# Vektor-Grafik in Photoshop "wölben"



## Catja SC (19. Juni 2006)

HaliHallo,

ich habe ein Illustrator-eps Logo (mit Schrift die in Pfade umgewandeltsind.) erstellt.
dieses Logo muß ich nun auf einen Maschine  in Photoshop montieren. Wenn ich das platzierte Logo allerdings verzerre (die Maschine ist nämlich leicht gewölbt) verzerren sich die buchstaben meines Logos ! Und das will ich nun wirklich nicht. Ich danke schon jetzt für Hilfe.
Lieben gruß
Catja SC


----------



## Alexander Groß (19. Juni 2006)

Hast du PS CS2? Dann kannst du so bewerkstelligen:

Ebene mit dem Logo aktiveren.
Strg+T 
In das Logo mit Rechtsklick der Maus
"Verkrümmen" auswählen und damit anpassen.

Alex

PS: Es ist möglich das es auch schon mit früheren PS Versionen funktioniert, da ich aber CS2 habe kann ich es leider nicht sicher sagen.


----------



## Catja SC (19. Juni 2006)

Ich abe garkeine rechte MausTaste . Weißt du vielleicht, was der rechten maustaste beim Mac entspricht

Danke

CatjaSC


----------



## Catja SC (19. Juni 2006)

Das mit der Rechten Maustaste ist mir wieder eingefallen. CTRl und Mausstaste.

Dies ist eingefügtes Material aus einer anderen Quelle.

# Megvii-CSG/MegReader

Measured on AMD Instinct MI355X. Metric: training images/sec, CRNN-CTC 32x128 crops, batch 256 per GPU, higher is better.
Workload: dtype bf16; 1 GPU; CRNN + 1D-CTC training step (BASELINE.json configs[1]): 32x128 crops, T=33, C=38, Adam; global_batch=256, per_gpu_batch=256, parallelism=dp1, launch=hipGraph replay

## Files before the change

include/megreader_hip.h:

```cpp
#ifndef MEGREADER_HIP_H
#define MEGREADER_HIP_H

#include <hip/hip_runtime_api.h>

#ifdef __cplusplus
extern "C" {
#endif

#define MR_ABI_VERSION 3
#define MR_DTYPE_F32 0
#define MR_DTYPE_BF16 1

const char* mr_last_error(void);
int mr_abi_version(void);
int mr_phase_timer(int on);
int mr_phase_read(int id, double* total_ms, double* total_work);
int mr_init(void);

typedef struct mr_tuning {
  int nt_variant;
  int nt_deep;
  int nt_big;
  int nt_p8;
  int nt_force_bm;
// ... 48 lines not shown
                int NA, int NB, int row_perm_h, float* colsum, float* colsum2, hipStream_t stream);

int mr_tn_defer(int on);
int mr_tn_pending(void);
int mr_tn_discard(void);
int mr_tn_flush(hipStream_t stream);
int mr_tn_flush_beside(hipStream_t stream);

int mr_conv2d_fwd(int dtype, const void* x, const void* w_krsc, const float* bias, void* y, int relu, int Nimg,
                  int H, int W, int Cin, int ldx, int Cout, int ldy, int R, int S, int sh, int sw, int ph, int pw,
                  int dh, int dw, int Ho, int Wo, hipStream_t stream);
int mr_conv2d_fwd_pool_ok(int dtype, int Nimg, int H, int W, int Cin, int ldx, int Cout, int R, int S, int sh, int sw, int ph, int pw,
                          int dh, int dw, int Ho, int Wo, int pkh, int pkw, int psh, int psw, int pph, int ppw);
int mr_conv2d_fwd_pool(int dtype, const void* x, const void* w_krsc, const float* bias, void* y_pool, unsigned char* idx, int relu,
                       int Nimg, int H, int W, int Cin, int ldx, int Cout, int R, int S, int sh, int sw, int ph, int pw, int dh,
                       int dw, int Ho, int Wo, int pkh, int pkw, int psh, int psw, int pph, int ppw, int PHo, int PWo,
                       hipStream_t stream);
int mr_conv2d_fwd_stats(int dtype, const void* x, const void* w_krsc, const float* bias, void* y, double* bn_sums, int Nimg,
                        int H, int W, int Cin, int ldx, int Cout, int R, int S, int sh, int sw, int ph, int pw, int dh,
                        int dw, int Ho, int Wo, hipStream_t stream);
int mr_conv2d_dgrad(int dtype, const void* dy, const void* w_crsk, void* dx, int Nimg, int H, int W, int Cin,
                    int lddx, int Cout, int lddy, int R, int S, int sh, int sw, int ph, int pw, int dh, int dw,
                    int Ho, int Wo, hipStream_t stream);
int mr_conv2d_dgrad_add(int dtype, const void* dy, const void* w_crsk, void* dx, const void* addend, int Nimg, int H, int W,
                        int Cin, int lddx, int Cout, int lddy, int R, int S, int sh, int sw, int ph, int pw, int dh, int dw,
                        int Ho, int Wo, hipStream_t stream);
int mr_conv2d_dgrad_bnb(int dtype, const void* dy, const void* w_crsk, void* dx, const void* addend, const void* bn_x,
                        const void* bn_y, const float* bn_mean, const float* bn_rstd, double* bn_sums, int* produced,
                        int Nimg, int H, int W, int Cin, int lddx, int Cout, int lddy, int R, int S, int sh, int sw, int ph,
                        int pw, int dh, int dw, int Ho, int Wo, hipStream_t stream);
int mr_conv2d_wgrad(int dtype, const void* dy, const void* x, float* dw_krsc, float* dbias, int Nimg, int H, int W,
                    int Cin, int ldx, int Cout, int lddy, int R, int S, int sh, int sw, int ph, int pw, int dh,
                    int dw, int Ho, int Wo, hipStream_t stream);
int mr_conv2d_wgrad_tab(int dtype, const void* dy, const void* x, float* dw_krsc, float* dbias, int N, int H, int W,
                        int Cin, int ldx, int Cout, int lddy, int R, int S, int sh, int sw, int ph, int pw, int dh,
                        int dw, int Ho, int Wo, void* rowtab, int build, hipStream_t stream);

long long mr_db_loss_ws_bytes(void);
int mr_db_head_tail_fwd(int dtype, const void* xb, const void* xt, float* binary, float* thresh, float* tbinary, long long n,
                        float k, hipStream_t stream);
int mr_db_head_tail_bwd(int dtype, const float* binary, const float* thresh, const float* tbinary, const float* gb,
                        const float* gt, const float* gtb, void* dxb, void* dxt, long long n, float k, hipStream_t stream);
int mr_db_loss_fwd(const float* binary, const float* thresh, const float* tbinary, const float* gt, const float* mask,
                   const float* tmap, const float* tmask, float* negloss, void* ws, float* out, int N, long long HW,
                   float negative_ratio, float eps, float l1_scale, float bce_scale, hipStream_t stream);
int mr_db_loss_bwd(const float* binary, const float* thresh, const float* tbinary, const float* gt, const float* mask,
// ... 380 lines not shown
```

megreader_amd/backbones/crnn.py:

```python
import torch.nn as nn

from ..nn import Conv2d, BatchNorm2d, MaxPool2d, FusedReLU
from ..nn import functional as F


class _Stem(nn.Sequential):

    def forward(self, input):
        conv, pool = self[0][0], self[1]
        if F.stem_eligible(input, conv.weight, conv.stride, conv.padding, conv.dilation, _pair(pool.kernel_size),
                           _pair(pool.stride), _pair(pool.padding)):
            return F.stem_conv_relu_pool(input, conv.weight, conv.bias)
        return super().forward(input)


class _ConvReluPool(nn.Sequential):

    def forward(self, input):
        conv, pool = self[0][0], self[1]
        if F.conv_relu_pool_eligible(input, conv.weight, conv.stride, conv.padding, conv.dilation, _pair(pool.kernel_size),
                                     _pair(pool.stride), _pair(pool.padding)):
            return F.conv_relu_pool(input, conv.weight, conv.bias, conv.padding, _pair(pool.kernel_size), _pair(pool.stride),
                                    _pair(pool.padding))
        return super().forward(input)
# ... 5 lines not shown

class CRNN(nn.Module):

    def __init__(self, imgH, nc, nclass, nh):
        super(CRNN, self).__init__()
        assert imgH % 16 == 0, 'imgH has to be a multiple of 16'

        self.kernels = [3, 3, 3, 3, 3, 3, 2]
        self.paddings = [1, 1, 1, 1, 1, 1, 0]
        self.strides = [1, 1, 1, 1, 1, 1, 1]
        self.channels = [64, 128, 256, 256, 512, 512, 512, nc]

        conv0 = _Stem(self._make_layer(0, pooled=True), MaxPool2d((2, 2), relu_input=True))
        conv1 = _ConvReluPool(self._make_layer(1, pooled=True), MaxPool2d((2, 2), relu_input=True))
        conv2 = self._make_layer(2, True)
        conv3 = _ConvReluPool(self._make_layer(3, pooled=True), MaxPool2d((2, 2), (2, 1), (0, 1), relu_input=True))
        conv4 = self._make_layer(4, True)
        conv5 = _ConvReluPool(self._make_layer(5, pooled=True), MaxPool2d((2, 2), (2, 1), (0, 1), relu_input=True))
        conv6 = self._make_layer(6, True)

        self.cnn = nn.Sequential(conv0, conv1, conv2, conv3, conv4, conv5, conv6)
        conv3[0][0].sole_consumer_of_bn = True
        conv5[0][0].sole_consumer_of_bn = True

    def _make_layer(self, i, batch_normalization=False, pooled=False):
        in_channel = self.channels[i - 1]
        out_channel = self.channels[i]
        layer = list()
        layer.append(Conv2d(in_channel, out_channel, self.kernels[i], self.strides[i], self.paddings[i],
                            fuse_relu=not batch_normalization,
                            relu_grad_downstream=pooled and not batch_normalization))
        if batch_normalization:
            layer.append(BatchNorm2d(out_channel))
        else:
            layer.append(FusedReLU())
        return nn.Sequential(*layer)

    def forward(self, input):
        return self.cnn(input)


def crnn_backbone(imgH=32, nc=3, nclass=37, nh=256):
    return CRNN(imgH, nc, nclass, nh)
```

megreader_amd/csrc/gemm_conv.hip:

```cpp
#include "igemm_core.h"
#include "igemm_p8.h"
#include "tn_taps.h"
#include "nt32.h"
#include "device.h"
#include "../../include/megreader_hip.h"

#include <algorithm>
#include <mutex>
#include <vector>

namespace mr {

static bool aligned16(const void* p) { return (((uintptr_t)p) & 15) == 0; }

#define g_nt_variant MR_TUNE(nt_variant)
#define g_nt_deep MR_TUNE(nt_deep)

struct BnbRequest { const void* x; const void* y; const float* mean; const float* rstd; };
struct NtEpilogue {
  const float* bias = nullptr;
  int relu = 0;
  const void* addend = nullptr;
  double* stats = nullptr;
  BnbRequest bnb = {nullptr, nullptr, nullptr, nullptr};
// ... 560 lines not shown
  }
  const TileChoice tw = nt_tile(M, N);
  if (tw.bm == 128 && tw.bn == 128 && (MR_TUNE(nt_wide8) & 1) && N % 128 == 0) {
    const int t = fit(128);
    if (t == 128) { *tile_rows = t; return 8; }
  }
  return 0;
}

template <int WM, int WN, int TM, int TN>
static int launch_nt_pool(const NtArgs& a, const ConvGeom& g, const EpiPool<bf16_t>& epi, hipStream_t stream) {
  constexpr int BM = WM * TM * 16, BN = WN * TN * 16;
  constexpr size_t lds_stage = 2 * (size_t)(BM + BN) * 128, lds_tile = (size_t)BM * BN * 2;
  constexpr size_t lds = lds_stage > lds_tile ? lds_stage : lds_tile;
  auto kern = igemm_nt_big_kernel<bf16_t, WM, WN, TM, TN, 2, EpiPool<bf16_t>>;
  if (const int rc = ensure_dynamic_lds(kern, lds)) return rc;
  const int tiles_m = cdiv(a.M, a.tile_rows), tiles_n = cdiv(a.N, BN);
  const int grid = cdiv(tiles_m, 8) * 8 * tiles_n;
  hipLaunchKernelGGL(kern, dim3(grid), dim3(64 * WM * WN), lds, stream, a, g, epi);
  MR_CHECK_LAUNCH();
  return MR_OK;
}


extern "C" {

int mr_init(void) {
  const int rc = tuning_from_env();
  if (rc != MR_OK) return rc;
  if (!zero_page()) { set_error("mr_init: zero page allocation failed"); return MR_ERR_LAUNCH; }
  return MR_OK;
}

#ifdef MR_ABLATION
int mr_set_tn_abl(int mask) {
  const int old = g_tn_abl;
  g_tn_abl = mask;
  return old;
}
int mr_set_tn_taps_abl(int mask) { return taps_set_abl(mask); }
#endif

int mr_set_tn_taps_workspace(void* ws, long long bytes) {
  MR_CHECK_ARG((ws == nullptr) == (bytes == 0) && bytes >= 0 && (((uintptr_t)ws) & 15) == 0,
               "mr_set_tn_taps_workspace: bad workspace");
  taps_set_workspace(ws, bytes);
// ... 184 lines not shown
                        hipStream_t stream) {
  MR_CHECK_ARG(dtype == MR_F32 || dtype == MR_BF16, "mr_conv2d_dgrad: bad dtype %d", dtype);
  const int vec = dtype == MR_F32 ? 4 : 8;
  MR_CHECK_ARG(Cout % vec == 0 && lddy % vec == 0, "mr_conv2d_dgrad: Cout/lddy must be multiples of %d", vec);
  MR_CHECK_ARG(aligned16(dy) && aligned16(w_crsk), "mr_conv2d_dgrad: dy and w must be 16-byte aligned");
  NtArgs a;
  a.A = dy; a.B = w_crsk; a.M = Nimg * H * W; a.N = Cin; a.K = R * S * Cout; a.lda = 0; a.ldb = R * S * Cout; a.zero = nullptr;
  ConvGeom g;
  fill_geom(g, 2, Ho, Wo, Cout, lddy, H, W, R, S, sh, sw, ph, pw, dh, dw);
  if (R * S <= 32 && sh == 1 && sw == 1) {
    if (dtype == MR_F32) return dispatch_nt_store<float, 2>(a, g, dx, lddx, o, stream);
    return dispatch_nt_store<bf16_t, 2>(a, g, dx, lddx, o, stream);
  }
  if (dtype == MR_F32) return dispatch_nt_store<float, 1>(a, g, dx, lddx, o, stream);
  return dispatch_nt_store<bf16_t, 1>(a, g, dx, lddx, o, stream);
}
int mr_conv2d_dgrad(int dtype, const void* dy, const void* w_crsk, void* dx, int Nimg, int H, int W, int Cin,
                    int lddx, int Cout, int lddy, int R, int S, int sh, int sw, int ph, int pw, int dh, int dw,
                    int Ho, int Wo, hipStream_t stream) {
  NtEpilogue o;
  return conv2d_dgrad(dtype, dy, w_crsk, dx, o, Nimg, H, W, Cin, lddx, Cout, lddy, R, S, sh, sw, ph, pw, dh, dw, Ho, Wo, stream);
}

int mr_conv2d_dgrad_add(int dtype, const void* dy, const void* w_crsk, void* dx, const void* addend, int Nimg, int H, int W,
                        int Cin, int lddx, int Cout, int lddy, int R, int S, int sh, int sw, int ph, int pw, int dh, int dw,
                        int Ho, int Wo, hipStream_t stream) {
  NtEpilogue o;
  o.addend = addend;
  return conv2d_dgrad(dtype, dy, w_crsk, dx, o, Nimg, H, W, Cin, lddx, Cout, lddy, R, S, sh, sw, ph, pw, dh, dw, Ho, Wo, stream);
}

int mr_conv2d_dgrad_bnb(int dtype, const void* dy, const void* w_crsk, void* dx, const void* addend, const void* bn_x,
                        const void* bn_y, const float* bn_mean, const float* bn_rstd, double* bn_sums, int* produced,
                        int Nimg, int H, int W, int Cin, int lddx, int Cout, int lddy, int R, int S, int sh, int sw, int ph,
                        int pw, int dh, int dw, int Ho, int Wo, hipStream_t stream) {
  MR_CHECK_ARG(bn_x && bn_mean && bn_rstd && bn_sums && produced, "mr_conv2d_dgrad_bnb: null BatchNorm operand");
  MR_CHECK_ARG(lddx == Cin, "mr_conv2d_dgrad_bnb: dx must be dense (lddx == Cin), like the BatchNorm's tensors");
  MR_CHECK_ARG(aligned16(bn_x) && (bn_y == nullptr || aligned16(bn_y)), "mr_conv2d_dgrad_bnb: bn_x / bn_y must be 16-byte aligned");
  NtEpilogue o;
  o.addend = addend;
  o.stats = bn_sums;
  o.bnb = BnbRequest{bn_x, bn_y, bn_mean, bn_rstd};
  const int rc = conv2d_dgrad(dtype, dy, w_crsk, dx, o, Nimg, H, W, Cin, lddx, Cout, lddy, R, S, sh, sw, ph, pw, dh, dw, Ho, Wo,
                              stream);
  *produced = o.stats_missed ? 0 : 1;
  return rc;
// ... 57 lines not shown
```

megreader_amd/csrc/igemm_core.h:

```cpp
#pragma once
#include "common.h"
#include <type_traits>

namespace mr {

struct ConvGeom {
  int Hg, Wg, Cg, ldg;
  int Hm, Wm;
  int R, S, sh, sw, ph, pw, dh, dw;
  int mode;
};

__device__ __forceinline__ bool conv_src(const ConvGeom& g, int hm, int wm, int r, int s, int& hi, int& wi) {
  if (g.mode == 1) {
    hi = hm * g.sh - g.ph + r * g.dh;
    wi = wm * g.sw - g.pw + s * g.dw;
  } else {
    int hn = hm + g.ph - r * g.dh;
    int wn = wm + g.pw - s * g.dw;
    if (hn < 0 || wn < 0) return false;
    if (g.sh == 1 && g.sw == 1) {
      hi = hn;
      wi = wn;
    } else {
// ... 18 lines not shown
#pragma unroll
    for (int j = 0; j < 4; ++j) acc = __builtin_amdgcn_mfma_f32_16x16x4f32(a[j], b[j], acc, 0, 0, 0);
  }
};

struct NtArgs {
  const void* A;
  const void* B;
  int M, N, K;
  long long lda;
  int ldb;
  const void* zero;
  int m_begin = 0;
  int ksplit = 1;
  void* ws = nullptr;
  int tile_rows = 0;
};
constexpr int NT_SPLIT_TICKETS = 4096;

__device__ __forceinline__ uint4 ldg16(const void* p) { return *(const uint4*)p; }

template <typename Epi> struct EpiHasStats { static constexpr bool value = false; };
template <typename Epi> struct EpiIsPool { static constexpr bool value = false; };
__device__ __forceinline__ float row16_sum(float v) {
#define MR_ROW_ROR(V, N) __builtin_bit_cast(float, __builtin_amdgcn_update_dpp(0, __builtin_bit_cast(int, V), 0x120 + (N), 0xf, 0xf, false))
  v += MR_ROW_ROR(v, 8);
  v += MR_ROW_ROR(v, 4);
  v += MR_ROW_ROR(v, 2);
  v += MR_ROW_ROR(v, 1);
#undef MR_ROW_ROR
  return v;
}
template <typename T, int CNT> struct EpiColStats {
  float s[4 * CNT], q[4 * CNT];
  __device__ __forceinline__ void init() {
#pragma unroll
    for (int e = 0; e < 4 * CNT; ++e) s[e] = q[e] = 0.f;
  }
  template <typename Epi> __device__ __forceinline__ void add(const Epi& epi, int m, int n, const f32x4* v) {
    if (m >= epi.M) return;
    if constexpr (Epi::kBnb) {
      const long long row = (long long)m * epi.ldc + n;
#pragma unroll
      for (int i = 0; i < CNT; ++i)
#pragma unroll
        for (int j = 0; j < 4; ++j) {
// ... 1192 lines not shown
                  }
                  first = false;
                }
            }
          T o[8];
#pragma unroll
          for (int e = 0; e < 8; ++e) o[e] = from_f32<T>(best[e]);
          const long long q = (((long long)nimg * epi.PHo + h / kh) * epi.PWo + pwi) * epi.ldc + n0 + c * 8;
          *(uint4*)(epi.C + q) = *(const uint4*)o;
          *(uint2*)(epi.idx + q) = *(const uint2*)bi;
        }
        pwi += PSTEP;
        while (pwi >= epi.PWo) {
          pwi -= epi.PWo;
          ++pr;
          h += kh;
          if (h >= epi.Ho) { h -= epi.Ho; ++nimg; }
        }
      }
    };
    if (epi.kh == 2 && epi.kw == 2) pool_one(std::integral_constant<int, 2>{}, std::integral_constant<int, 2>{});
    else pool_one(std::integral_constant<int, 0>{}, std::integral_constant<int, 0>{});
    return;
  } else {
    constexpr bool FLAGSHIP = (WM == 2 && WN == 4 && TM == 8 && TN == 4) || (WM == 1 && WN == 8 && TM == 17 && TN == 2);
    constexpr int EPI_PATHS = FLAGSHIP ? NT_EPI_STORE : (TN == 2 && !(WM == 4 && TM == 3)) ? (NT_EPI_PLAIN | NT_EPI_ADD) : 0;
    if constexpr (EPI_PATHS != 0) {
      if (nt_epilogue_interior<T, TM, TN, EPI_PATHS>(epi, m0 + wm_ * WTM, n0 + wn_ * WTN, l15, lg,
                                                      [&](int i, int j) -> f32x4 { return acc[i][j]; }))
        return;
    }
  EpiColStats<T, TN> cst;
  bool with_stats = false;
  if constexpr (EpiHasStats<Epi>::value) with_stats = epi.stats != nullptr;
  if (with_stats) cst.init();
#pragma unroll
  for (int j = 0; j < TM; ++j) {
    f32x4 run[TN];
#pragma unroll
    for (int i = 0; i < TN; ++i) run[i] = acc[i][j];
    if constexpr (EpiHasStats<Epi>::value)
      if (with_stats) cst.add(epi, m0 + wm_ * WTM + j * 16 + l15, n0 + wn_ * WTN + lg * (4 * TN), run);
    epi.template store_run<TN>(m0 + wm_ * WTM + j * 16 + l15, n0 + wn_ * WTN + lg * (4 * TN), run);
  }
  if constexpr (EpiHasStats<Epi>::value)
    if (with_stats) cst.flush(epi, n0 + wn_ * WTN + lg * (4 * TN), l15);
  }
}
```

Aber ich habe keine Option von "Verkrümmen" (Photoshop 7).

gehts auch noch anders?

CatjaSC


----------



## Alexander Groß (19. Juni 2006)

Wenn du den Filter "verflüssigen" hast könntest du es damit probieren, ist aber bei weitem nicht so flexibel.

Alex


----------



## Catja SC (19. Juni 2006)

Hab den Verflüssigungsfilter zwar (aber noch nie benutzt). Ich hab das Aufblasen-Werkzeug versucht. Da tut sich aber garnichts.

Gehts nicht vielleicht irgendwie mit sowas wie nem Linseneffekt.

Catja SC


----------